Virtual network (Part II): DNS
Add DNS to Virtual network
In the first part we created a little switched network between three virtual devices, each of which we placed in it's own namespace (red, green and blue). We connect them with an (Open) Virtual Switch with three ports (veth-r, veth-g and veth-b). The whole toology looks like this:
Figure 1: Network Diagram
Now we want to add DNS1 to the mix.
Installing Bind
For this we first need to install an DNS server. There are a few options like dnsmasq or djbdns but we stick with bind9 as the quasi standard for DNS servers.
if [ -f /etc/os-release ]; then . /etc/os-release else echo "Cannot determine the Linux distribution." exit 1 fi case ${ID_LIKE%% *} in debian|ubuntu) sudo apt install -y bind ;; fedora|rhel|centos) sudo yum install -y bind ;; suse|opensuse) sudo zypper install -y bind ;; arch) sudo pacman -Syu bind ;; *) echo "Unsupported distribution." exit 1 ;; esac if [[ $ID == arch ]]; then sudo pacman -Syu bind else echo "Unsupported distribution." exit 1 fi
Creating configuration directories for namespaces
Next we need a configuration directory for each network namespace. This is where all applications aware of network namespaces look for configuration files, relative to there 'general' place in the /etc/ directory.
sudo mkdir -p /etc/netns/{red,green,blue}
Creating the configuration files for bind
We want to run the DNS in the blue namespace. So we first create the bind directory in /etc/netns/blue/.

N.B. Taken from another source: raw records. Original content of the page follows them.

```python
def upsample_logits_nchw(logits, B, h, w, H, W, Kc):
    out = torch.empty(B, Kc, H, W, dtype=torch.float32, device=logits.device)
    K.call("cmx_bilinear_fwd_nchw_f32", _c(logits), out, B, h, w, H, W, Kc, K.dtype_code(logits))
    return out
```

### rgbx_semantic_segmentation_amd/models/encoders/dual_segformer.py

```python
from __future__ import annotations

import math
from typing import List, Optional

import torch
import torch.nn as nn

from ... import functions as F
from ... import streams
from ..net_utils import (FeatureRectifyModule, FeatureFusionModule, ImprovedFeatureRectifyModule,
                         ImprovedFeatureFusionModule, init_segformer)

MIT_SPECS = {
    "mit_b0": dict(embed_dims=[32, 64, 160, 256], depths=[2, 2, 2, 2]),
    "mit_b1": dict(embed_dims=[64, 128, 320, 512], depths=[2, 2, 2, 2]),
    "mit_b2": dict(embed_dims=[64, 128, 320, 512], depths=[3, 4, 6, 3]),
    "mit_b3": dict(embed_dims=[64, 128, 320, 512], depths=[3, 4, 18, 3]),
    "mit_b4": dict(embed_dims=[64, 128, 320, 512], depths=[3, 8, 27, 3]),
    "mit_b5": dict(embed_dims=[64, 128, 320, 512], depths=[3, 6, 40, 3]),
}
NUM_HEADS = [1, 2, 5, 8]
SR_RATIOS = [8, 4, 2, 1]
MLP_RATIO = 4


def drop_path_probs(depths: List[int], rate: float):
    dpr = [x.item() for x in torch.linspace(0, rate, sum(depths))]
    out, cur = [], 0
    for s, d in enumerate(depths):
        if s == 1:
            out.append(([dpr[cur]] * d, [dpr[cur + 1]] * d))
        else:
            p = [dpr[cur + i] for i in range(d)]
            out.append((p, list(p)))
        cur += d
    return out


class DWConv(nn.Module):
    def __init__(self, dim):
        super().__init__()
        self.dwconv = nn.Conv2d(dim, dim, 3, 1, 1, bias=True, groups=dim)


class Mlp(nn.Module):
    def __init__(self, dim, hidden):
        super().__init__()
        self.fc1 = nn.Linear(dim, hidden)
        self.dwconv = DWConv(hidden)
        self.fc2 = nn.Linear(hidden, dim)


class Attention(nn.Module):
    def __init__(self, dim, num_heads, sr_ratio):
        super().__init__()
        self.num_heads = num_heads
        self.q = nn.Linear(dim, dim, bias=True)
        self.kv = nn.Linear(dim, 2 * dim, bias=True)
        self.proj = nn.Linear(dim, dim)
        self.sr_ratio = sr_ratio
        if sr_ratio > 1:
            self.sr = nn.Conv2d(dim, dim, sr_ratio, sr_ratio)
            self.norm = nn.LayerNorm(dim)


class Block(nn.Module):
    def __init__(self, dim, num_heads, sr_ratio, drop_path):
        super().__init__()
        self.norm1 = nn.LayerNorm(dim, eps=1e-6)
        self.attn = Attention(dim, num_heads, sr_ratio)
        self.drop_path_prob = drop_path
        self.norm2 = nn.LayerNorm(dim, eps=1e-6)
        self.mlp = Mlp(dim, dim * MLP_RATIO)


class OverlapPatchEmbed(nn.Module):
    def __init__(self, patch_size, stride, in_chans, embed_dim):
        super().__init__()
        self.proj = nn.Conv2d(in_chans, embed_dim, patch_size, stride, patch_size // 2)
        self.norm = nn.LayerNorm(embed_dim)
        self.stride = stride
        self.pad = patch_size // 2


def _conv_bn_relu(cin, cout, k=1, rate=1):
    return nn.Sequential(nn.Conv2d(cin, cout, k, padding=rate if k > 1 else 0, dilation=rate if k > 1 else 1,
                                   bias=False), nn.BatchNorm2d(cout), nn.ReLU(True))


class ASPPConv(nn.Module):
    def __init__(self, channels, rate):
        super().__init__()
        self.block = _conv_bn_relu(channels, channels, 3, rate)


class AsppPooling(nn.Module):
    def __init__(self, cin, cout):
        super().__init__()
        self.gap = nn.Sequential(nn.AdaptiveAvgPool2d(1), *_conv_bn_relu(cin, cout))
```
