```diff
+                    const bool tie = ((c ^ pv) < tie_lim) && tid < left && (r > 0 || tid > 0);
+                    const u32 sfx = (u32)c & imask;
+                    __builtin_amdgcn_raw_buffer_store_b32(sfx | (tie ? flag : 0u), tile_rsrc(sa_out + e0 + first, left * 4u),
+                                                          (int)voff4, 0, 0);
+                    if (em != nullptr) {
+                        const u64 tm = __builtin_amdgcn_ballot_w64(tie);
+                        const u64 rec = tm | (tm >> 1) | ((u64)((edge >> r) & 1u) << (kWave - 1));
+                        if (__builtin_amdgcn_inverse_ballot_w64(rec)) {
+                            const u32 slot = atomicAdd(s_count, 1u) * 4u;
+                            __builtin_amdgcn_raw_buffer_store_b32(e0 + first + tid, r_pos, (int)slot, 0, 0);
+                            __builtin_amdgcn_raw_buffer_store_b32(sfx | (tie ? 0x80000000u : 0u), r_idx, (int)slot, 0, 0);
                         }
                     }
                 }
```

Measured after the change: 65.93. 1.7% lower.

sudo mkdir -p /etc/netns/blue/bind/zones
Now we need to create and edit the file /etc/netns/blue/bind/named.conf.local, first adding a forward zone.
zone "col.or" {
type master;
file "/etc/bind/zones/db.col.or";
};
Now we add the reverse zone for our virtual network (10.0.0.0/24):
zone "0.0.10.in-addr.arpa" {
type master;
file "/etc/bind/zones/db.0.0.10";
};
Finaly we need to deactivate DNSSEC, as we don't have permission for the associated key directory.
dnssec-enable no
Forward zone file
We need to created and edit the actual zone files. First /etc/netns/blue/bind/zone/db.col.or.
; BIND data file for local loopback interface
$TTL 604800
@ IN SOA col.or. admin.col.or. (
205 ; Serial
604800 ; Refresh
86400 ; Retry
2419200 ; Expire
604800 ) ; Negative Cache TTL
@ IN NS ns.col.or.
ns IN A 10.0.0.4
red IN A 10.0.0.2
green IN A 10.0.0.3
blue IN CNAME ns.col.or.
Reverse Zone
We also need the /etc/netns/blue/bind/zone/db.0.0.10 file.
; BIND reverse data file for local loopback interface
$TTL 604800
@ IN SOA col.or. admin.col.or. (
200 ; Serial
604800 ; Refresh
86400 ; Retry
2419200 ; Expire
604800 ) ; Negative Cache TTL
@ IN NS ns.col.or.
ns IN A 10.0.0.4
4 IN PTR ns.col.or.
2 IN PTR red.col.or.
3 IN PTR green.col.or.
(Re)generate virtual net
Now it's time to (re)generate the virtual network from the first part. For that we need to source ovssetup.sh and ovs.sh.
CWD=$(dirname $(find /home/ -type f -name db.col.or)) . ${script_dir}/ovs_setup.sh . ${script_dir}/ovs.sh
We can now the zone files for syntax error, hoping to get no error messages:
blue named-checkzone col.or db.col.or blue named-checkzone col.or db.0.0.10
Creating resolv.conf files
We finally need to tell the virtual hosts, where to find the name server, by creating resolv.conf in both /etc/netns/red/, /etc/netns/green/ and /etc/netns/blue/.
nameserver 10.0.0.4
Start the named Service
It is now time to start and test the DNS server in the blue name space. For this to work, to start it from a globaly writeable directory.
RUNDIR=$(mktemp -d blue_named_run_XXXXX) chmod 777 ${RUNDIR} cd ${RUNDIR} blue named -c /etc/bind/named.conf.local
red nslookup green.col.or
Acknowledgment
Most of what I have done in this part builds on Balajinaidu's Blog on this topic.
Footnotes:
Domaine Name Service: associates a full qualified domain name like www.kernel.org with an IP address.